1. Field of the Invention
This invention relates to the production of minerals from oil shale deposits, and, more particularly, to recovery of nahcolite and hydrocarbon products by in situ retorting of mined, nahcolite-bearing oil shale ore from which a major portion of the nahcolite has been separated.
2. Background of the Invention
Nahcolite is a naturally occurring sodium bicarbonate which is sometimes found in substantial quantities in oil shale deposits. As used herein, the terms "ore" and "oil shale ore" refer to such nahcolite-bearing oil shale, and "oil shale" refers to the fraction that remains after a major portion of the nahcolite has been removed from the ore.
Deposits of oil shale ore have not been utilized to a significant extent as an oil source due to the relatively high cost of mining and recovering the oil, and the environmental considerations involved in such an operation. Oil shale ore formations contain hydrocarbons which exist in the form of kerogen. For all practical purposes, kerogen is immobile within the shale. However, it is well-known in the art that hydrocarbons can be recovered by heating the oil shale in a process called retorting. Two basic techniques have been utilized for this purpose: surface retorting and in situ retorting.
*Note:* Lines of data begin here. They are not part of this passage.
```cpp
ConvShape conv_shape(const at::Tensor& x, const at::Tensor& w_packed, int64_t cout, int64_t upsample,
                     int64_t pad_mode, bool want_pre, bool want_act, bool want_pool) {
  TORCH_CHECK(x.dim() == 4, "x must be NCHW, got ", x.sizes());
  TORCH_CHECK(upsample == 1 || upsample == 2, "upsample must be 1 or 2");
  TORCH_CHECK(pad_mode == 0 || pad_mode == 1, "pad_mode must be 0 (zeros) or 1 (reflect)");
  TORCH_CHECK(want_pre || want_act || want_pool, "conv3x3: no output requested");
  TORCH_CHECK(cout > 0, "cout must be positive");
  ConvShape s{x.size(0), x.size(1), x.size(2), x.size(3), x.size(2) * upsample, x.size(3) * upsample};
  TORCH_CHECK(w_packed.numel() == (int64_t)ast_conv3x3_packed_numel((int)cout, (int)s.cin),
              "packed weight does not match (cout, cin)");
  TORCH_CHECK(!want_pool || (s.H >= 2 && s.W >= 2), "max-pool needs H, W >= 2");
  return s;
}

std::tuple<at::Tensor, at::Tensor, at::Tensor> conv3x3_fwd(
    const at::Tensor& x_, const at::Tensor& w_packed_, const c10::optional<at::Tensor>& bias_, int64_t cout,
    int64_t upsample, int64_t pad_mode, const c10::optional<at::Tensor>& in_mean_,
    const c10::optional<at::Tensor>& in_std_, bool want_pre, bool want_act, bool want_pool, int64_t cfg) {
  at::Tensor x = dev_f32(x_, "x"), w_packed = dev_f32(w_packed_, "w_packed");
  same_device(x, w_packed, "w_packed");
  const ConvShape s = conv_shape(x, w_packed, cout, upsample, pad_mode, want_pre, want_act, want_pool);
  c10::optional<at::Tensor> bias, in_mean, in_std;
  if (bias_) {
    bias = dev_f32(*bias_, "bias");
// ... 1 lines not shown
    TORCH_CHECK(bias->numel() == cout, "bias size mismatch");
  }
  TORCH_CHECK(in_mean_.has_value() == in_std_.has_value(), "in_mean and in_std go together");
  if (in_mean_) {
    in_mean = dev_f32(*in_mean_, "in_mean");
    in_std = dev_f32(*in_std_, "in_std");
    same_device(x, *in_mean, "in_mean");
    same_device(x, *in_std, "in_std");
    TORCH_CHECK(in_mean->numel() == s.cin && in_std->numel() == s.cin, "normalisation stats must have cin entries");
  }
  const c10::DeviceGuard guard(x.device());
  auto mk = [&](bool want, int64_t h, int64_t w) {
    return want ? at::empty({s.n, cout, h, w}, x.options()) : at::empty({0}, x.options());
  };
  at::Tensor pre = mk(want_pre, s.H, s.W), act = mk(want_act, s.H, s.W), pool = mk(want_pool, s.H / 2, s.W / 2);
  AST_CALL("conv3x3", ast_conv3x3_fwd_f32_cfg(
                          (int)cfg, x.data_ptr<float>(), nullptr, 0, w_packed.data_ptr<float>(), fptr(bias),
                          want_pre ? pre.data_ptr<float>() : nullptr, want_act ? act.data_ptr<float>() : nullptr,
                          want_pool ? pool.data_ptr<float>() : nullptr, fptr(in_mean), fptr(in_std), (int)s.n,
                          (int)s.cin, (int)s.h_in, (int)s.w_in, (int)cout, (int)upsample, (int)pad_mode,
                          cur_stream(x)));
  return {pre, act, pool};
}

std::tuple<at::Tensor, at::Tensor, at::Tensor> conv3x3_fwd_meta(
    const at::Tensor& x, const at::Tensor& w_packed, const c10::optional<at::Tensor>&, int64_t cout,
    int64_t upsample, int64_t pad_mode, const c10::optional<at::Tensor>&, const c10::optional<at::Tensor>&,
    bool want_pre, bool want_act, bool want_pool, int64_t) {
  const ConvShape s = conv_shape(x, w_packed, cout, upsample, pad_mode, want_pre, want_act, want_pool);
  auto mk = [&](bool want, int64_t h, int64_t w) {
// ... 13 lines not shown
  AST_CALL("gram", ast_gram_f32(f.data_ptr<float>(), g.data_ptr<float>(), (int)b, (int)c, hw,
                                (float)(1.0 / (double)(c * hw)), ws.data_ptr<float>(), wsf, cur_stream(f)));
  return g;
}

at::Tensor gram_meta(const at::Tensor& f) {
  TORCH_CHECK(f.dim() == 4, "gram_matrix expects [B, C, H, W], got ", f.sizes());
  return at::empty({f.size(0), f.size(1), f.size(1)}, f.options());
}

}

TORCH_LIBRARY(ast_hip, m) {
  m.def("adain(Tensor content_map, Tensor style_map, float alpha=1.0, bool swap_style_stats=True) -> Tensor");
  m.def("channel_stats(Tensor x, bool unbiased=True, float eps=0.0) -> (Tensor, Tensor)");
  m.def("conv3x3_pack(Tensor weight) -> Tensor");
  m.def("conv3x3_fwd(Tensor x, Tensor w_packed, Tensor? bias, int cout, int upsample=1, int pad_mode=0, "
        "Tensor? in_mean=None, Tensor? in_std=None, bool want_pre=False, bool want_act=True, bool want_pool=False, "
        "int cfg=-1) -> (Tensor, Tensor, Tensor)");
  m.def("gram(Tensor feat) -> Tensor");
}

TORCH_LIBRARY_IMPL(ast_hip, CUDA, m) {
  m.impl("adain", &adain);
  m.impl("channel_stats", &channel_stats);
  m.impl("conv3x3_pack", &conv3x3_pack);
  m.impl("conv3x3_fwd", &conv3x3_fwd);
  m.impl("gram", &gram);
}

TORCH_LIBRARY_IMPL(ast_hip, Meta, m) {
// ... 7 lines not shown
```

arbitrarystyletransfer_amd/models.py:

```python
from __future__ import annotations

import torch
import torch.nn as nn
import torch.nn.functional as F

from . import functional as Fn
from . import mbtrain, ops, synth
from .conf import *
from .conf import device
from .losses import *
from .model_util import channel_stats, lab2rgb, rgb2lab

IMNET_MEAN = (0.485, 0.456, 0.406)
IMNET_STD = (0.229, 0.224, 0.225)


class AdaIN(nn.Module):

    def __init__(self, canonical: bool = False):
        super().__init__()
        self.canonical = canonical

    def forward(self, content_map, style_map, alpha: float = 1.0):
        if _compiling():
# ... 74 lines not shown



class _Named:
    @staticmethod
    def name(m: nn.Module, n: str) -> nn.Module:
        m.name = n
        return m


class _PackedConvCache:

    def __init__(self):
        self._cache = {}

    def get(self, conv: nn.Conv2d) -> torch.Tensor:
        w = conv.weight
        key = id(conv)
        stamp = (w.data_ptr(), w._version, w.device, ops.weight_epoch(w))
        hit = self._cache.get(key)
        if hit is not None and hit[0] == stamp:
            return hit[1]
        packed = ops.pack_conv3x3(w.detach())
        self._cache[key] = (stamp, packed)
        return packed


class PretrainedEncoder(nn.Module):

    def __init__(self, content_layers=("conv_1", "conv_3", "conv_5", "conv_9", "conv_13", "relu_15"),
                 weights="live", seed: int = 1):
        super().__init__()
        self._content_layers = set(content_layers)
        norm = _Named.name(Normalization(IMNET_MEAN, IMNET_STD), "norm")
        layers = [norm]
        i, cin = 0, 3
        for v in synth.VGG19_CFG:
            if v == "M":
# ... 116 lines not shown
                layers.append(nn.ReLU())
        super().__init__(*layers)
        self._groups = []
        up = False
        mods = list(self)
        for k, m in enumerate(mods):
            if isinstance(m, nn.Upsample):
                up = True
            elif isinstance(m, nn.Conv2d):
                relu = k + 1 < len(mods) and isinstance(mods[k + 1], nn.ReLU)
                self._groups.append((m, up, relu))
                up = False
        if weights == "live":
            self.load_live_init(seed)
        object.__setattr__(self, "_packed", _PackedConvCache())

    def convs(self):
        return [g[0] for g in self._groups]

    @torch.no_grad()
    def load_live_init(self, seed: int = 2):
        for conv, (w, b) in zip(self.convs(), synth.vgg_decoder_weights(seed)):
            conv.weight.copy_(torch.from_numpy(w))
            conv.bias.copy_(torch.from_numpy(b))

    def forward(self, x):
        if _compiling():
            A = _ops()
            for conv, up, relu in self._groups:
                pre, act, _ = A.conv3x3(x, conv.weight, A.conv3x3_pack(conv.weight.detach()), conv.bias,
                                        2 if up else 1, 1, None, None, not relu, relu, False, None)
                x = act if relu else pre
            return x
        if _needs_grad(x, self):
            g = self._groups
            for k, (conv, up, relu) in enumerate(g):
                x = Fn.DecoderConvFn.apply(x, conv.weight, conv.bias, self._packed.get(conv), 2 if up else 1, relu,
                                           k > 0 and g[k - 1][2], relu and k + 1 < len(g))
            return x
        for conv, up, relu in self._groups:
            pre, act, _ = ops.conv3x3(x, self._packed.get(conv), conv.bias, conv.out_channels,
                                      upsample=2 if up else 1, pad_mode="reflect",
                                      want_pre=not relu, want_act=relu)
            x = act if relu else pre
        return x


class AdaINStyleTransfer(nn.Module):

    def __init__(self, canonical: bool = False, enc_seed: int = 1, dec_seed: int = 2, weights="live"):
        super().__init__()
        self.encoder = PretrainedEncoder(content_layers=["relu_9"], weights=weights, seed=enc_seed)
        self.adain = AdaIN(canonical=canonical)
        self.decoder = VGGDecoder(weights=weights, seed=dec_seed)

    def encode_pair(self, content_img, style_img):
# ... 243 lines not shown
```

arbitrarystyletransfer_amd/ops.py:

```python
from __future__ import annotations

import os

import torch

from ._lib import HipOpError, check, lib, ptr, stream_ptr

PAD_MODES = {"zeros": 0, "reflect": 1}

WEIGHTS_EPOCH = [0]


def bump_weights_epoch(params=None):
    WEIGHTS_EPOCH[0] += 1
    for p in params or ():
        p._ast_epoch = getattr(p, "_ast_epoch", 0) + 1


def weight_epoch(t) -> int:
    return getattr(t, "_ast_epoch", 0)


class LaunchTimer:

# ... 44 lines not shown
def tuned_config(n, cin, h_in, w_in, cout, up, pad_mode, pool, kind="") -> int:
    global _TUNING
    if _TUNING is None:
        import json
        import os
        path = os.environ.get("AST_CONV_TUNING") or os.path.join(
            os.path.dirname(os.path.abspath(__file__)), "conv_tuning.json")
        try:
            with open(path) as f:
                _TUNING = json.load(f)
        except (OSError, ValueError):
            _TUNING = {}
    k = f"{n}x{cin}x{h_in}x{w_in}->{cout} up{up} {pad_mode}{' pool' if pool else ''}{kind}"
    return int(_TUNING.get(k, -1))

def pack_conv3x3(weight: torch.Tensor) -> torch.Tensor:
    w = _dev(weight, "weight")
    if w.dim() != 4 or w.shape[2:] != (3, 3):
        raise HipOpError(f"conv3x3 weight must be [cout, cin, 3, 3], got {tuple(w.shape)}")
    cout, cin = int(w.shape[0]), int(w.shape[1])
    L = lib()
    out = torch.empty(int(L.ast_conv3x3_packed_numel(cout, cin)), device=w.device, dtype=torch.float32)
    check(L.ast_conv3x3_pack_weights_f32(ptr(w), ptr(out), cout, cin, stream_ptr(w.device)), "pack_conv3x3")
    return out


def pack_plan(n: int, w: int, pool: bool):
    if os.environ.get("AST_CONV_PACK", "1") == "0" or n < 2 or w > 64 or (pool and w % 2):
        return 1, 0
    gap = 2 if pool else 1
    base = w / (-(-w // 32) * 32)
    best_u, best_g = base, 1
    for g in range(2, min(n, 8) + 1):
        wp = g * (w + gap) - gap
        u = n * w / (-(-n // g) * (-(-wp // 32) * 32))
        if u > best_u * 1.0001:
            best_u, best_g = u, g
    return (best_g, gap) if best_u >= 1.15 * base else (1, 0)
# ... 2 lines not shown
def conv3x3(x: torch.Tensor, w_packed: torch.Tensor, bias, cout: int, *, upsample: int = 1,
            pad_mode: str = "zeros", in_mean=None, in_std=None,
            want_pre: bool = False, want_act: bool = True, want_pool: bool = False, cfg: int = -1,
            x2: torch.Tensor | None = None, _pack: bool = True, _flops=None):
    x = _dev(x, "x")
    if x.dim() != 4:
        raise HipOpError(f"x must be NCHW, got {tuple(x.shape)}")
    n1, cin, h_in, w_in = (int(s) for s in x.shape)
    n2 = 0
    if x2 is not None:
        x2 = _dev(x2, "x2")
        if x2.dim() != 4 or tuple(x2.shape[1:]) != tuple(x.shape[1:]) or x2.device != x.device:
            raise HipOpError(f"x2 {tuple(x2.shape)} must match x {tuple(x.shape)} in C, H, W")
        n2 = int(x2.shape[0])
    n = n1 + n2
    if w_packed.numel() != int(lib().ast_conv3x3_packed_numel(cout, cin)):
        raise HipOpError("packed weight does not match (cout, cin)")
    if bias is not None:
        bias = _dev(bias, "bias")
        if bias.numel() != cout:
            raise HipOpError("bias size mismatch")
    if (in_mean is None) != (in_std is None):
        raise HipOpError("in_mean and in_std go together")
    if in_mean is not None:
        in_mean, in_std = _dev(in_mean, "in_mean"), _dev(in_std, "in_std")
        if in_mean.numel() != cin or in_std.numel() != cin:
            raise HipOpError("normalisation stats must have cin entries")
    if pad_mode not in PAD_MODES:
        raise HipOpError(f"pad_mode must be one of {list(PAD_MODES)}")
    H, W = h_in * upsample, w_in * upsample
    mk = lambda hh, ww: torch.empty((n, cout, hh, ww), device=x.device, dtype=torch.float32)
    pre = mk(H, W) if want_pre else None
    act = mk(H, W) if want_act else None
    pool = mk(H // 2, W // 2) if want_pool else None
    if pool is not None and (H < 2 or W < 2):
        raise HipOpError("max-pool needs H, W >= 2")
    if pre is None and act is None and pool is None:
        raise HipOpError("conv3x3: no output requested")
    if cfg < 0:
        cfg = tuned_config(n, cin, h_in, w_in, cout, upsample, pad_mode, want_pool)
    G, gap = pack_plan(n, w_in, want_pool) if (_pack and pad_mode == "zeros" and upsample == 1
                                                and in_mean is None) else (1, 0)
    if G > 1:
        L = lib()
        ng, wp = -(-n // G), G * (w_in + gap) - gap
        xp = torch.empty((ng, cin, h_in, wp), device=x.device, dtype=torch.float32)
        check(L.ast_pack_images_f32(ptr(x), n1, ptr(x2), n2, cin, h_in, w_in, G, gap, ptr(xp),
                                    stream_ptr(x.device)), "pack")
        outs = conv3x3(xp, w_packed, bias, cout, want_pre=want_pre, want_act=want_act, want_pool=want_pool,
                       cfg=cfg, _pack=False, _flops=2 * n * H * W * cout * cin * 9)
        res = []
        for t, full, hh, ww in ((outs[0], pre, H, W), (outs[1], act, H, W), (outs[2], pool, H // 2, W // 2)):
            if t is not None:
                sp, wpp = (w_in + gap, wp) if hh == H else ((w_in + gap) // 2, wp // 2)
                check(L.ast_unpack_images_f32(ptr(t), n, cout, hh, ww, G, sp, wpp, ptr(full), stream_ptr(x.device)),
                      "unpack")
            res.append(full if t is not None else None)
        return tuple(res)
    flops = _flops if _flops is not None else 2 * n * H * W * cout * cin * 9
    tag = f"conv3x3 {cin}->{cout} {H}x{W} up{upsample} {pad_mode}"
    code = _timed(tag, flops, x.device, lambda: lib().ast_conv3x3_fwd_f32_cfg(
        cfg, ptr(x), ptr(x2), n2, ptr(w_packed), ptr(bias), ptr(pre), ptr(act), ptr(pool), ptr(in_mean),
        ptr(in_std), n1, cin, h_in, w_in, cout, upsample, PAD_MODES[pad_mode], stream_ptr(x.device)))
    check(code, "conv3x3")
    return pre, act, pool
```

In U.S. Pat. No. 3,821,353 to Weichman, there is disclosed a process for recovering hydrocarbons, aluminum, sodium carbonate and/or nahcolite from oil shale ore. Further, mechanical separation of nahcolite from oil shale, leaching of nahcolite from oil shale, and recovery of alumina and aluminum hydroxide from retorted oil shale are disclosed. In particular, Weichman discloses two methods of retorting, neither of which involves in situ retorting.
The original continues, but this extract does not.